In gara due Ferrando ha potuto tradurre in pista la sua determinazione a riscattare lo zero del sabato. Il pilota francese ha dimostrato grande padronanza al volante della imponente Ford Mustang #27 ed ha tagliato il traguardo al nono posto assoluto, quarto in Junior Trophy a soli 3.7 secondi dal podio. Altra prestazione degna di nota per Miura, che ha chiuso al diciassettesimo assoluto e nuovamente sul podio in Challenger Trophy, questa volta con un bel secondo posto. Garcia ha invece faticato a trovare il suo ritmo specie nelle fasi concitate di bagarre ed ha tagliato il traguardo al diciannovesimo assoluto e ottavo di Junior Trophy. ELITE 2 Subito in palla Pierluigi Veronesi che perfettamente a suo agio sulla Ford Mustang #27 si è messo in luce fin dalle qualifiche con un ottimo nono tempo in sessione che gli ha permesso di giocare le sue carte nell'infuocata Superpole, dove l'italiano ha chiuso al settimo posto in 1'43.607. Positiva prestazione di Vartiainen che con il quattordicesimo crono (1'43.340) ha mancato l'accesso in Superpole per meno di mezzo secondo. Il giovane Krasonis ha chiuso la prima qualifica dell'anno in 1'44.500 al ventunesimo posto.
Gara uno consistente per Veronesi che nonostante l'influenza ha saputo concretizzare una prestazione di valore nelle zone alte della classifica ed ha chiuso al settimo posto finale. Bene anche Krasonis, capace di recuperare nella gara di debutto ben otto posizioni fino al tredicesimo posto finale.

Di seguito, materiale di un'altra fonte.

# werner-duvaud/muzero-general

Measured on NVIDIA H100. Metric: self-play env-steps/sec, higher is better.
Workload: dtype f32 nets + f64 tree statistics

## Files before the change

muzero_general_b200/csrc/fc_search.cu:

```cuda
#include "fc_net.cuh"
#include "tree.cuh"
#include "kernels.h"

#include <stdlib.h>
#include <algorithm>
#include <vector>

namespace mz {

struct GameSmem {
    int vsum, mval, root_prior, visit, expansion, reward, prior, path, path_reward, hidden, act, bytes;
};

__host__ __device__ inline GameSmem game_smem_layout(int N, int A, int E, int maxw, bool keep_hidden) {
    GameSmem L;
    const int S = (N + 1) * A;
    const int Epad = (E + 3) & ~3;
    int off = 0;
    auto take = [&](int bytes) { int o = off; off = (off + bytes + 15) & ~15; return o; };
    L.vsum = take(S * 8);
    L.mval = take(S * 8);
    L.root_prior = take(A * 8);
    L.visit = take(S * 4);
    L.expansion = take(S * 4);
    L.reward = take(S * 4);
    L.prior = take(S * 4);
    L.path = take((N + 2) * 4);
    L.path_reward = take((N + 2) * 4);
    L.hidden = take((keep_hidden ? (N + 1) * Epad : 0) * 4);
    L.act = take(9 * maxw * 4);
    off += 16;
    L.bytes = off;
    return L;
}

enum { kPhRoot, kPhSelect, kPhNet, kPhExpand, kPhBackup, kPhLevels, kPhRounds, kPhSims, kPhSums,
       kPhStart = kPhSums, kPhEnd, kPhCount };
#ifdef MZ_FC_PHASES
constexpr int kPhMaxGames = 1 << 16;
__device__ unsigned long long g_fc_phase[kPhMaxGames][kPhCount];
MZ_DEVINL unsigned long long global_ns() {
    unsigned long long t;
    asm volatile("mov.u64 %0, %%globaltimer;" : "=l"(t));
    return t;
}
struct PhaseClock {
    int row = -1;
    unsigned last = 0;
    MZ_DEVINL void start(int g, bool leader) {
        row = (leader && g < kPhMaxGames) ? g : -1;
        if (row >= 0) atomicExch(&g_fc_phase[row][kPhStart], global_ns());
        last = (unsigned)clock();
    }
    MZ_DEVINL void finish() { if (row >= 0) atomicExch(&g_fc_phase[row][kPhEnd], global_ns()); }
    MZ_DEVINL void mark(int p) {
        const unsigned now = (unsigned)clock();
        if (row >= 0) atomicAdd(&g_fc_phase[row][p], (unsigned long long)(now - last));
        last = now;
    }
    MZ_DEVINL void count(int p, int n) { if (row >= 0) atomicAdd(&g_fc_phase[row][p], (unsigned long long)n); }
};
#else
struct PhaseClock {
    MZ_DEVINL void start(int, bool) {}
    MZ_DEVINL void finish() {}
    MZ_DEVINL void mark(int) {}
    MZ_DEVINL void count(int, int) {}
};
#endif

enum { kTapRaw, kTapReward, kTapPolicy, kTapValue };
struct NoTap { MZ_DEVINL void operator()(int, const float*, int) const {} };

template <int G, typename Tap>
MZ_DEVINL void fc_root_inference(const FcNet& net, const float* blob, const float* obs, float* hidden, float* s0, float* s1,
                                 float* s2, int E, int S, int A, float& logit, float& value, Tap&& tap) {
    const int lane = LaneGroup<G>::lane();
    load_vector<G>(obs, s1, net.obs_elems);
    float* raw = mlp_forward<G>(net.rep, blob, s1, s0, s1, s2);
    tap(kTapRaw, raw, E);
    rescale_unit_range<G>(raw, hidden, E);
    float* pol = mlp_forward<G>(net.pol, blob, hidden, s0, s1, s2);
    logit = (lane < A) ? pol[lane] : 0.0f;
    tap(kTapPolicy, pol, A);
    LaneGroup<G>::sync();
    float* val = mlp_forward<G>(net.val, blob, hidden, s0, s1, s2);
    value = support_to_scalar_group<G>(val, S);
    tap(kTapValue, val, 2 * S + 1);
    LaneGroup<G>::sync();
}

template <int G, typename SH, typename Tap>
MZ_DEVINL void fc_sim_inference(const FcNet& net, const float* blob, const float* h, int action, float* hn, float* s0, float* s1,
                                float* s2, float* const (&hb)[3][2], bool fused_heads, int E, int S, int A, float& logit,
                                float& prior, float& value, float& reward, Tap&& tap) {
    const int lane = LaneGroup<G>::lane();
    const int F = 2 * S + 1;
    if constexpr (SH::kEnabled) {
        fc_recurrent_fixed<G, SH>(net, blob, h, action, hn, s0, s1, hb[0][0], hb[1][0], hb[2][0], prior, value, reward);
        tap(kTapRaw, s1, E);
    } else {
        float* raw = mlp_forward<G>(net.dyn, blob, h, s0, s1, s2, action);
        if (fused_heads) {
            rescale_unit_range<G>(raw, hn, E);
            const MlpDesc* const ds[3] = {&net.rew, &net.pol, &net.val};
            const float* const xs[3] = {raw, hn, hn};
            float* outs[3];
            mlp_forward_multi<G, 3>(ds, blob, xs, hb, outs);
            logit = (lane < A) ? outs[1][lane] : 0.0f;
            support_to_scalar_group2<G>(outs[2], outs[0], S, value, reward);
            tap(kTapRaw, raw, E); tap(kTapReward, outs[0], F); tap(kTapPolicy, outs[1], A); tap(kTapValue, outs[2], F);
            LaneGroup<G>::sync();
        } else {
            float* rl = mlp_forward<G>(net.rew, blob, raw, s0, s1, nullptr);
            reward = support_to_scalar_group<G>(rl, S);
            tap(kTapRaw, raw, E); tap(kTapReward, rl, F);
            LaneGroup<G>::sync();
            rescale_unit_range<G>(raw, hn, E);
            float* pol = mlp_forward<G>(net.pol, blob, hn, s0, s1, s2);
            logit = (lane < A) ? pol[lane] : 0.0f;
            tap(kTapPolicy, pol, A);
            LaneGroup<G>::sync();
            float* vl = mlp_forward<G>(net.val, blob, hn, s0, s1, s2);
            value = support_to_scalar_group<G>(vl, S);
            tap(kTapValue, vl, F);
            LaneGroup<G>::sync();
        }
        prior = group_softmax_masked<G>(logit, lane < A);
    }
}

template <typename SH>
constexpr int fixed_actions() {
    if constexpr (SH::kEnabled) return SH::A;
    else return 0;
}
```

Contatto invece tra Vartiainen e la Chevrolet Camaro #77 di Hemborg al settimo giro che ha costretto il portacolori dell'Alex Caffi Motorsport al ritiro.
In gara due un'altra bella prova di Veronesi che ha confermato il valore messo in pista al sabato con un ottavo posto che gli ha permesso di conquistare altri punti in ottica campionato. Ancora muscolosa la prestazione di Krasonis, che ha migliorato il proprio parziale e ha portato la Ford Mustang #1 al sesto posto

tra i Rookie e all'undicesimo assoluto. Sfortuna per Vartiainen, coinvolto suo malgrado nella carambola del primo giro. Il pilota finlandese si è dovuto ritirare prima di scoprire le sue carte.

Alex Caffi – Team Manager:
“Abbiamo raccolto meno di quello che abbiamo meritato, ma nel complesso è stato un weekend con alcuni aspetti positivi che dimostrano che il potenziale c'è. Sicuramente abbiamo pagato dazio con la sfortuna, ma i contatti in queste gare, specie con griglie di partenza che sfiorano le trenta vetture, sono all'ordine del giorno, quindi non dobbiamo recriminare più del dovuto. Ci concentreremo già da subito sul prossimo appuntamento dove cercheremo di portare a casa un risultato più corrispondente al nostro valore”.